Europe–Finally Ripe for CC Business?

Europe–Finally Ripe for CC Business?

John Haystead

Editor-in-Chief

It`s true that the past few years have seen sporadic, often lethargic, activity levels in Europe relative to new semiconductor facility construction and investment in new equipment (i.e. contamination control technology). Although sales of semiconductor equipment in Europe rose dramatically in the first quarter of 1994 (from $381 million/Q493 to $500 million in Q194), they later tapered off again to just $418 million by the third quarter.*

It is this inconsistency, or lack of sustained and predictable growth in such a large and important sector of the contamination-control industry, that has contributed to the general lack of enthusiasm, at least by U.S. companies, for a truly aggressive pursuit of the European market. Today, however, a growing number of strong indications may be signaling that this situation is about to change dramatically.
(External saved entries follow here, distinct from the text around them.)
+  auto lane_now = []() {
+    int l;
+    asm volatile("v_mbcnt_lo_u32_b32 %0, -1, 0\n\tv_mbcnt_hi_u32_b32 %0, -1, %0" : "=v"(l));
+    return l;
+  };
+  auto find_item = [&](int tile) {
+    int it = 0;
+    for (int i = 1; i < grp.n; ++i) it = tile >= grp.item[i].tile0 ? i : it;
+    return it;
+  };
+  auto item_tile = [&](const G7Item& g, int tile, int& m0, int& n0) {
+    G7Plan ip = pl;
+    ip.tiles_m = g.tiles_m;
+    ip.tiles_n = g.tiles_n;
+    g7_tile(ip, tile - g.tile0, m0, n0);
+  };
+
+  int va[NL], vb[NL];
+  dma_offsets3<32, false, NL>(va, 0, wid, lane);
+  dma_offsets3<32, false, NL>(vb, 0, wid, lane);
+  unsigned long long a_step = 0, b_step = 0, a_bytes = 0, b_bytes = 0;
+  const void* is_A = nullptr;
+  const void* is_B = nullptr;
+  long long is_lda = 0, is_ldb = 0;
+  int is_u = 0, is_k = 0, is_slot = 0;
+  unsigned long long is_aoff = 0, is_boff = 0;
+  int is_kt0 = 0;
+  const int ntiles = pl.tiles_m * pl.tiles_n;
+  auto set_org = [&](int ui) {
+    const int uu = local + ui * pl.grid;
+    const int sp = uu / ntiles;
+    const int t = uu - sp * ntiles;
+    const G7Item& g = grp.item[find_item(t)];
+    is_A = g.A;
+    is_B = g.B;
+    a_bytes = g.a_bytes;
+    b_bytes = g.b_bytes;
+    if (g.lda != is_lda) {
+      const int d = (int)(g.lda - is_lda) * 2, kr0 = 16 * (wid & 1) + (lane_now() >> 4);
+#pragma unroll
+      for (int i = 0; i < NL; ++i) va[i] += d * (kr0 + 4 * i);
+      is_lda = g.lda;
+      a_step = 32ull * is_lda * 2;
+    }
+    if (g.ldb != is_ldb) {
+      const int d = (int)(g.ldb - is_ldb) * 2, kr0 = 16 * (wid & 1) + (lane_now() >> 4);
+#pragma unroll
+      for (int i = 0; i < NL; ++i) vb[i] += d * (kr0 + 4 * i);
+      is_ldb = g.ldb;
+      b_step = 32ull * is_ldb * 2;
+    }
+    int m0, n0;
+    item_tile(g, t, m0, n0);
+    is_kt0 = sp * pl.nk;
+    is_aoff = (unsigned long long)m0 * 2 + a_step * is_kt0;
+    is_boff = (unsigned long long)n0 * 2 + b_step * is_kt0;
+  };
+  set_org(0);
+  __amdgpu_buffer_rsrc_t rsa, rsb;
+  const bf16_t* is_lds = smem;
+  auto prep = [&]() {
+    const bool valid = is_u < nmine && is_kt0 + is_k < pl.nk_all;
+    const unsigned long long la = a_bytes - is_aoff, lb = b_bytes - is_boff;
+    const unsigned na = valid ? ((la >> 32) ? 0xffffffffu : (unsigned)la) : 0u;
+    const unsigned nb = valid ? ((lb >> 32) ? 0xffffffffu : (unsigned)lb) : 0u;
+    rsa = __builtin_amdgcn_make_buffer_rsrc((void*)((const char*)is_A + is_aoff), 0, na, 0x00020000);
+    rsb = __builtin_amdgcn_make_buffer_rsrc((void*)((const char*)is_B + is_boff), 0, nb, 0x00020000);
+    is_lds = smem + is_slot * SLOT;
+  };
+  auto piece2 = [&](int i) {
+    if (i < NL) g7_piece2(rsa, va[i], va[i + 1] - 1024, is_lds + (wid * NL + i) * 512);
+    else g7_piece2(rsb, vb[i - NL], vb[i + 1 - NL] - 1024, is_lds + G7_TA + (wid * NL + i - NL) * 512);
+  };
+  auto advance = [&]() {
+    is_slot = is_slot + 1 == NS ? 0 : is_slot + 1;
+    is_aoff += a_step;
+    is_boff += b_step;
+    if (++is_k == pl.nk) {
+      is_k = 0;
+      ++is_u;
+      if (is_u < nmine) set_org(is_u);
+    }
+  };
+
+#pragma unroll
+  for (int s = 0; s < DIST; ++s) {
+    prep();
+#pragma unroll
+    for (int i = 0; i < NP; i += 2) piece2(i);
+    advance();
+  }
+  prep();
+
+  floatx4 acc[8][NJ];
+
+  g7_wait<(DIST - 1) * NP>();
+  __builtin_amdgcn_s_barrier();
+  asm volatile("" ::: "memory");
+  bf16x8 a0[8], b0[NJ], a1[8], b1[NJ];
+#pragma unroll
+  for (int i = 0; i < 8; ++i) a0[i] = frag3<32, false>(smem, ar + 16 * i, 0, lane);
+#pragma unroll
+  for (int j = 0; j < NJ; ++j) b0[j] = frag3<32, false>(smem + G7_TA, bc + 16 * j, 0, lane);
+  g7_wait<(DIST - 2) * NP>();
+  __builtin_amdgcn_s_barrier();
+  asm volatile("" ::: "memory");
+
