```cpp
int copyToPinned(cstone_hip_ctx* ctx, void* pinnedDst, const void* devSrc, size_t bytes);
int copyToHost(cstone_hip_ctx* ctx, void* dst, const void* devSrc, size_t bytes);
struct StreamScope
{
    cstone_hip_ctx* ctx;
    hipStream_t saved;
    StreamScope(cstone_hip_ctx* c, hipStream_t s)
        : ctx(c)
        , saved(c->stream)
    {
        ctx->stream = s;
    }
    ~StreamScope() { ctx->stream = saved; }
};

int arenaReserve(cstone_hip_ctx* ctx, size_t totalBytes);
void* arenaTake(cstone_hip_ctx* ctx, size_t bytes);
inline void arenaReset(cstone_hip_ctx* ctx) { ctx->arenaUsed = 0; }
inline size_t alignUp(size_t b, size_t a = 256) { return (b + a - 1) / a * a; }

struct StageTimer
{
    cstone_hip_ctx* ctx;
    int idx = -1;
    StageTimer(cstone_hip_ctx* c, int stage);
    ~StageTimer();
};

int minMaxCoordinates(cstone_hip_ctx* ctx, int real_bits, const void* const* xs, int numArrays, size_t n, double* out);
int minMaxCoordinatesDev(cstone_hip_ctx* ctx, int real_bits, const void* const* xs, int numArrays, size_t n,
                         double* devOut);
int extentsToReduceOperand(cstone_hip_ctx* ctx, int real_bits, const void* extents, double* devOut, double status,
                           const int* counters);

int computeKeysAndHistogram(cstone_hip_ctx* ctx, int curve, int key_bits, int real_bits, const void* x, const void* y,
                            const void* z, void* keys, size_t n, const cstone_box& box, uint32_t* hist, bool* fused,
// ... 26 lines not shown
```

cornerstone-octree_amd/csrc/domain.hip:

```cpp
#include <algorithm>
#include <cmath>
#include <cstdlib>
#include <memory>
#include <vector>

#include "ctx.hpp"
#include "devbuf.hpp"
#include "device_keys.hpp"
#include "host_tree.hpp"
#include "resort.hpp"
#include "scan.hpp"

namespace cship
{

namespace
{
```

Recent data compiled by Semiconductor Equipment and Materials International (SEMI), using a number of research sources, support this premise. As pointed out by Ed White, Senior Vice President at Lehman Brothers (New York, NY), “semiconductor spending is now beginning to increase meaningfully in Europe and Japan, and we think it will take some time before the companies in these regions have exhausted their appetites for new plants and equipment.” Lehman Brothers predicts that, ultimately, overall worldwide capital equipment purchases will grow 48 percent over 1993 figures to $7 billion for 1994, and of this number, “Western European companies will commit 75 percent more for equipment in 1994 than they did in 1993. (This compares to 41 percent for U.S. companies).”
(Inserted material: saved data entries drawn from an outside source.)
__device__ __forceinline__ float quad_attention4(const Ctx &c, QRing &ring, const QLv4 &lv, float x) {
  using std::integral_constant;
  const int kq = c.lane >> 4;
  const float *w = c.w;
  float fq[kHeads][6];
#pragma unroll
  for (int h = 0; h < kHeads; ++h)
#pragma unroll
    for (int t = 0; t < 6; ++t)
      fq[h][t] = w[lv.qkvn_w + ((2 * h + (t & 1) + 8 * (t >> 1)) * 64 + c.lane) * 4] * (t < 4 ? 1.44269504088896340736f : 1.0f);
  const float outb = w[lv.out_b + kq], g2 = w[lv.ln2_g + kq];
  const float mean = kq_sum(x) * 0.25f;
  const float d = x - mean;
  const float xn = d * __builtin_amdgcn_rsqf(kq_sum(d * d) * 0.25f + 1e-5f);
  f32x4 oacc = f32x4{outb, 0.f, 0.f, 0.f};
  auto head = [&](auto h_c) {
    constexpr int h = decltype(h_c)::value;
    f32x4 qkv[6];
#pragma unroll
    for (int t = 0; t < 6; ++t) qkv[t] = __builtin_amdgcn_mfma_f32_16x16x4f32(fq[h][t], xn, f32x4{0.f, 0.f, 0.f, 0.f}, 0, 0, 0);
    f32x4 o[2];
    const f32x4 qa[2] = {qkv[0], qkv[1]}, ka[2] = {qkv[2], qkv[3]}, va[2] = {qkv[4], qkv[5]};
    quad_attention_head<true>(qa, ka, va, o);
    u32x4 op[kSplit];
    qsplit8(o[0], o[1], op);
    oacc = qring_mfma<kQN0 + h>(ring, op, oacc);
  };
  head(integral_constant<int, 0>{}); head(integral_constant<int, 1>{}); head(integral_constant<int, 2>{}); head(integral_constant<int, 3>{});
  const float y = oacc[0];
  const float m2 = kq_sum(y) * 0.25f;
  const float d2 = y - m2;
  return x + d2 * __builtin_amdgcn_rsqf(kq_sum(d2 * d2) * 0.25f + 1e-5f) * g2;
}

typedef __attribute__((address_space(4))) const gldm_r1d_desc kernarg_desc;
#define GLDM_QDESC() asm volatile("" : "+s"(dk))
__device__ __forceinline__ void quad_narrow_levels(const Ctx &c, kernarg_desc *dk) {
  using GG = Geo<64>;
  using std::integral_constant;
  const int q = c.wave & 3, col = c.lane & 15, kq = c.lane >> 4;
  const int p = col >> 2, sl = col & 3;
  const int smp = 4 * q + sl;
  const int pmcol = 16 * p + smp;
  const float *w = c.w;
  QRing ring;
  ring.lds = c.lds;
  ring.sync = (lds_i *)(c.lds + GG::kMiscQ);
  ring.lane = c.lane;
  ring.quad = q;
  ring.flag = 0;
  GLDM_QSTAMP(c, 0);
  qring_load<0>(ring); qring_load<1>(ring); qring_load<2>(ring); qring_load<3>(ring); qring_load<4>(ring); qring_load<5>(ring);
  static_assert(kQR == 6, "priming loads");
#define GLDM_QRB4(i) QRb4{dk->rb[i].c1_w, dk->rb[i].c1_b, dk->rb[i].n1_w, dk->rb[i].n1_b, dk->rb[i].c2_w, dk->rb[i].c2_b, dk->rb[i].n2_w, dk->rb[i].n2_b, dk->rb[i].ss_w, dk->rb[i].ss_b}
#define GLDM_QRB(i) QRb{dk->rb[i].c1_b, dk->rb[i].n1_w, dk->rb[i].n1_b, dk->rb[i].c2_b, dk->rb[i].n2_w, dk->rb[i].n2_b, dk->rb[i].ss_b}
#define GLDM_QLV(i) QLv{dk->lv[i].qkvn_s, dk->lv[i].out_b, dk->lv[i].ln2_g}
  GLDM_QDESC();
  const QRb4W p0 = quad_resblock4_load(c, GLDM_QRB4(0)), p1 = quad_resblock4_load(c, GLDM_QRB4(1));
  float x = ((const lds_f *)(c.lds + GG::kBufX))[pswz(kq, pmcol)];
  x = quad_resblock4(c, p0, x, smp);
  GLDM_QSTAMP(c, 1);
  x = quad_resblock4(c, p1, x, smp);
  GLDM_QSTAMP(c, 2);
  GLDM_QDESC();
  x = quad_attention4(c, ring, QLv4{dk->lv[0].qkvn_w, dk->lv[0].out_b, dk->lv[0].ln2_g}, x);
  GLDM_QSTAMP(c, 3);
  f32x4 x32[2];
  u32x4 xp32[1][kSplit];
  {
    GLDM_QDESC();
    const WStream wd(w + dk->lv[0].down_w, c.lane);
    const float xl = dpp_zero<0x114>(x), xrr = dpp_zero<0x104>(x);
#pragma unroll
    for (int mi = 0; mi < 2; ++mi) {
      const f32x4 a = wd[(size_t)mi * 64];
      f32x4 acc = *reinterpret_cast<const f32x4 *>(w + dk->lv[0].down_b + 16 * mi + 4 * kq);
      acc = __builtin_amdgcn_mfma_f32_16x16x4f32(a[0], xl, acc, 0, 0, 0);
      acc = __builtin_amdgcn_mfma_f32_16x16x4f32(a[1], x, acc, 0, 0, 0);
      acc = __builtin_amdgcn_mfma_f32_16x16x4f32(a[2], xrr, acc, 0, 0, 0);
      x32[mi] = acc;
    }
    qsplit8(x32[0], x32[1], xp32[0]);
  }
  GLDM_QSTAMP(c, 4);
  constexpr int kRb1 = qrb_len(2, 1), kAtt1 = qatt_len(2, 1);
  GLDM_QDESC();
  quad_resblock<kQN1, 2, 1>(c, ring, GLDM_QRB(2), x32, xp32, smp);
  GLDM_QSTAMP(c, 5);
  GLDM_QDESC();
  quad_resblock<kQN1 + kRb1, 2, 1>(c, ring, GLDM_QRB(3), x32, xp32, smp);
  GLDM_QSTAMP(c, 6);
  GLDM_QDESC();
  quad_attention<kQN1 + 2 * kRb1, 2, 1>(c, ring, GLDM_QLV(1), x32, xp32);
  GLDM_QSTAMP(c, 7);
  f32x4 x64[4];
  u32x4 xp64[2][kSplit];
  {
    GLDM_QDESC();
    const int down_b1 = dk->lv[1].down_b;
#pragma unroll
    for (int mi = 0; mi < 4; ++mi) x64[mi] = *reinterpret_cast<const f32x4 *>(w + down_b1 + 16 * mi + 4 * kq);
    qconv3<kQN1 + 2 * kRb1 + kAtt1, 4, 1>(ring, xp32, x64);
    qsplit8(x64[0], x64[1], xp64[0]);
    qsplit8(x64[2], x64[3], xp64[1]);
  }
  GLDM_QSTAMP(c, 8);
  constexpr int kRb2 = qrb_len(4, 2), kAtt2 = qatt_len(4, 2);
  GLDM_QDESC();
  quad_resblock<kQN2, 4, 2>(c, ring, GLDM_QRB(4), x64, xp64, smp);
  GLDM_QSTAMP(c, 9);
  GLDM_QDESC();
  quad_resblock<kQN2 + kRb2, 4, 2>(c, ring, GLDM_QRB(5), x64, xp64, smp);
  GLDM_QSTAMP(c, 10);
  GLDM_QDESC();
  quad_attention<kQN2 + 2 * kRb2, 4, 2>(c, ring, GLDM_QLV(2), x64, xp64);
  GLDM_QSTAMP(c, 11);
  {
    lds_f *X3 = (lds_f *)(c.lds + GG::kBufX);
    GLDM_QDESC();
    const int down_b2 = dk->lv[2].down_b;
    auto pass = [&](auto h_c) {
      constexpr int half = decltype(h_c)::value;
      f32x4 acc[4];
#pragma unroll
      for (int mi = 0; mi < 4; ++mi) acc[mi] = *reinterpret_cast<const f32x4 *>(w + down_b2 + 16 * (4 * half + mi) + 4 * kq);
      qconv3<kQN2 + 2 * kRb2 + kAtt2 + 24 * half, 4, 2>(ring, xp64, acc);
#pragma unroll
      for (int mi = 0; mi < 4; ++mi) {
        const int row0 = 16 * (4 * half + mi) + 4 * kq;
#pragma unroll
        for (int r = 0; r < 4; ++r) X3[pswz(row0 + r, pmcol)] = acc[mi][r];
        store_planes4<4>(c.lds + PG<4>::kX, row0, pmcol, acc[mi][0], acc[mi][1], acc[mi][2], acc[mi][3]);
      }
    };
    pass(integral_constant<int, 0>{}); pass(integral_constant<int, 1>{});
  }
  GLDM_QSTAMP(c, 12);
#ifdef GLDM_DEBUG_KNOBS
  if (blockIdx.x == 0 && c.lane == 0) g_q_stamp[c.wave & 3][13] = ring.spins;
#endif
  static_assert(kQN2 + 2 * kRb2 + kAtt2 + 48 == kQNEnd, "stream length");
#undef GLDM_QDESC
#undef GLDM_QRB4
#undef GLDM_QRB
#undef GLDM_QLV
}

Nadar Pakdaman, Senior Industry Analyst at Dataquest (San Jose, CA) agrees with this outlook. “The growth in Europe for 1994 has not shown the same levels as in 1993; however this is mostly due to investments in other regions by European and other semiconductor manufacturers.” Noting the current attractive cost of capital in Europe, as well as the extent and capacity of its technical infrastructure, Pakdaman estimates that “in the next several years, Europe will be the focus of major capital investments by local and foreign semiconductor manufacturers.”
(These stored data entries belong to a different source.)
-            v[2 * e + 1] *= Gelu<T>::g(__uint_as_float(E.ax[it][e] & 0xffff0000u));
+            vv[2 * e] *= Gelu<T>::g(__uint_as_float(E.ax[it][e] << 16));
+            vv[2 * e + 1] *= Gelu<T>::g(__uint_as_float(E.ax[it][e] & 0xffff0000u));
           }
         }
         if (EPI == UVC_EPI_MUL_AUX) {
 #pragma unroll
           for (int e = 0; e < 4; ++e) {
-            v[2 * e] *= __uint_as_float(E.ax[it][e] << 16);
-            v[2 * e + 1] *= __uint_as_float(E.ax[it][e] & 0xffff0000u);
+            vv[2 * e] *= __uint_as_float(E.ax[it][e] << 16);
+            vv[2 * e + 1] *= __uint_as_float(E.ax[it][e] & 0xffff0000u);
           }
         }
         if constexpr (EPI == UVC_EPI_MUL_AUX_Q8) {
           static_assert(VN == 8, "q8 epilogue: bf16 C");
 #pragma unroll
           for (int e = 0; e < 8; ++e)
-            v[e] *= __builtin_fmaf((float)((E.ax[it][e >> 2] >> (8 * (e & 3))) & 0xffu), UVC_Q8_STEP, UVC_Q8_LO);
+            vv[e] *= __builtin_fmaf((float)((E.ax[it][e >> 2] >> (8 * (e & 3))) & 0xffu), UVC_Q8_STEP, UVC_Q8_LO);
         }
         if (EPI == UVC_EPI_BIAS_GELU_OUT) {
 #pragma unroll
-          for (int e = 0; e < VN; ++e) v[e] = Gelu<T>::f(v[e]);
+          for (int e = 0; e < VN; ++e) vv[e] = Gelu<T>::f(vv[e]);
         }
         float u[VN];
         if (EPI == UVC_EPI_BIAS_GELU_GRAD || EPI == UVC_EPI_BIAS_GELU_GRAD_Q8) {
 #pragma unroll
-          for (int e = 0; e < VN; ++e) { float fo, go; Gelu<T>::fg(v[e], fo, go); u[e] = fo; v[e] = go; }
+          for (int e = 0; e < VN; ++e) { float fo, go; Gelu<T>::fg(vv[e], fo, go); u[e] = fo; vv[e] = go; }
         }
         if constexpr (EPI == UVC_EPI_BIAS_GELU_GRAD_Q8) {
           static_assert(VN == 8, "q8 epilogue: bf16 C2");
           unsigned qw[2] = {0u, 0u};
 #pragma unroll
           for (int e = 0; e < 8; ++e)
-            qw[e >> 2] = __builtin_amdgcn_cvt_pk_u8_f32(__builtin_fmaf(v[e], 1.0f / UVC_Q8_STEP, -UVC_Q8_LO / UVC_Q8_STEP), e & 3, qw[e >> 2]);
+            qw[e >> 2] = __builtin_amdgcn_cvt_pk_u8_f32(__builtin_fmaf(vv[e], 1.0f / UVC_Q8_STEP, -UVC_Q8_LO / UVC_Q8_STEP), e & 3, qw[e >> 2]);
           qc[it][0] = qw[0]; qc[it][1] = qw[1];
-          OutVec<TC>::st_nt(reinterpret_cast<TC*>(g.C2) + mo * g.ldc + n, u);
+          if (ok) OutVec<TC>::st_nt(c2p, u);
         } else {
-        if constexpr (EPI == UVC_EPI_BIAS_GELU_GRAD && sizeof(TC) == 2 && KT == 6) OutVec<TC>::st_nt(C + mo * g.ldc + n, v);
+        if constexpr (EPI == UVC_EPI_BIAS_GELU_GRAD && sizeof(TC) == 2 && KT == 6) { if (ok) OutVec<TC>::st_nt(cp, vv); }
         else
-        OutVec<TC>::st(C + mo * g.ldc + n, v);
+        { if (ok) OutVec<TC>::st(cp, vv); }
         if (EPI == UVC_EPI_BIAS_GELU || EPI == UVC_EPI_BIAS_GELU_GRAD) {
           if (EPI == UVC_EPI_BIAS_GELU) {
 #pragma unroll
-            for (int e = 0; e < VN; ++e) u[e] = Gelu<T>::f(v[e]);
+            for (int e = 0; e < VN; ++e) u[e] = Gelu<T>::f(vv[e]);
           }
-          if constexpr (EPI == UVC_EPI_BIAS_GELU_GRAD && sizeof(TC) == 2 && KT == 6) OutVec<TC>::st_nt(reinterpret_cast<TC*>(g.C2) + mo * g.ldc + n, u);
+          if constexpr (EPI == UVC_EPI_BIAS_GELU_GRAD && sizeof(TC) == 2 && KT == 6) { if (ok) OutVec<TC>::st_nt(c2p, u); }
           else
-          OutVec<TC>::st(reinterpret_cast<TC*>(g.C2) + mo * g.ldc + n, u);
+          { if (ok) OutVec<TC>::st(c2p, u); }
         }
         }
       }
     }
     if constexpr (EPI == UVC_EPI_BIAS_GELU_GRAD_Q8) {
       const bool odd = lane & 1;
+      unsigned char* const qp = reinterpret_cast<unsigned char*>(ws_sbase(g.C, (size_t)(m0_ + sub_ * 16) * (size_t)g.ldc));
       if constexpr (IT == 2) {
         static_assert(LPR == 8 && RPI == 8, "q8 epilogue: four waves x 64 columns");
         const unsigned s0 = odd ? qc[0][0] : qc[1][0], s1 = odd ? qc[0][1] : qc[1][1];
         const unsigned r0 = (unsigned)__builtin_amdgcn_mov_dpp((int)s0, 0xB1, 0xF, 0xF, true);
         const unsigned r1 = (unsigned)__builtin_amdgcn_mov_dpp((int)s1, 0xB1, 0xF, 0xF, true);
-        const int m = m0_ + sub_ * 16 + (odd ? RPI : 0) + lane / LPR;
-        if (m < g.M) {
+        const int mr = (odd ? RPI : 0) + lrow;
+        if (FULL || m0_ + sub_ * 16 + mr < g.M) {
           const u32x4 o = odd ? u32x4{r0, r1, qc[1][0], qc[1][1]} : u32x4{qc[0][0], qc[0][1], r0, r1};
-          __builtin_nontemporal_store(o, reinterpret_cast<u32x4*>(reinterpret_cast<unsigned char*>(g.C) + (size_t)m * g.ldc + (n & ~15)));
+          __builtin_nontemporal_store(o, reinterpret_cast<u32x4*>(qp + (size_t)(unsigned)(mr * g.ldc + (n & ~15))));
         }
       } else {
         static_assert(IT == 1 && LPR == 4, "q8 epilogue: eight waves x 32 columns");
         const unsigned r0 = (unsigned)__builtin_amdgcn_mov_dpp((int)qc[0][0], 0xB1, 0xF, 0xF, true);
         const unsigned r1 = (unsigned)__builtin_amdgcn_mov_dpp((int)qc[0][1], 0xB1, 0xF, 0xF, true);
-        const int m = m0_ + sub_ * 16 + lane / LPR;
-        if (m < g.M && !odd)
-          __builtin_nontemporal_store(u32x4{qc[0][0], qc[0][1], r0, r1}, reinterpret_cast<u32x4*>(reinterpret_cast<unsigned char*>(g.C) + (size_t)m * g.ldc + n));
-      }
+        if ((FULL || m0_ + sub_ * 16 + lrow < g.M) && !odd)
+          __builtin_nontemporal_store(u32x4{qc[0][0], qc[0][1], r0, r1}, reinterpret_cast<u32x4*>(qp + (size_t)(unsigned)(lrow * g.ldc + n)));
+      }
+    }
+  };
+  auto subtile = [&](auto full_c, int buf_, int m0_, int sub_, const Epi& E, int nbuf, int nsub) {
+    if (!active) return;
+    if constexpr (!PIPE) mma_sub(buf_, sub_);
+    else {
+#pragma unroll
+      for (int j = 0; j < NJ; ++j) *reinterpret_cast<f32x4*>(stg + li * EPW + j * 16 + gq * 4) = acc[j];
     }
     __builtin_amdgcn_wave_barrier();
+    float v[IT][VN];
+    if constexpr (PIPE) {
+#pragma unroll
+      for (int it = 0; it < IT; ++it) load_vec<float, VN>(stg + (it * RPI + lrow) * EPW + cc, v[it]);
+      __builtin_amdgcn_wave_barrier();
+      mma_sub(nbuf, nsub);
+    }
+    epilogue(full_c, m0_, sub_, E, v);
+    if constexpr (!PIPE) __builtin_amdgcn_wave_barrier();
+    if constexpr (PIPE && decltype(full_c)::value) {
+      __builtin_amdgcn_sched_group_barrier(0x2, 2 * VPM, 0);
+#pragma unroll
+      for (int i = 0; i < NJ * KT; ++i) {
+        __builtin_amdgcn_sched_group_barrier(0x8, 1, 0);
+        __builtin_amdgcn_sched_group_barrier(0x2, VPM, 0);
+      }
+    }
+    if constexpr (PIPE) __builtin_amdgcn_sched_barrier(0);
+  };
+  auto tile_body = [&](auto full_c, int tile_, int next_, int buf_) {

Dataquest also notes that despite the economic slowdown, semiconductor manufacturers, especially European and Japanese companies, have nevertheless continued to invest in Europe at respectable levels.

Look to future issues of CleanRooms for information on other important user-industry segments in Europe, Japan, the Pacific Rim and ROW, but right now, it appears that the time is ripe for internationally-minded, contamination-control companies to make sure that their efforts to expand their presence in the European market are not just ready to move, but already moving out aggressively.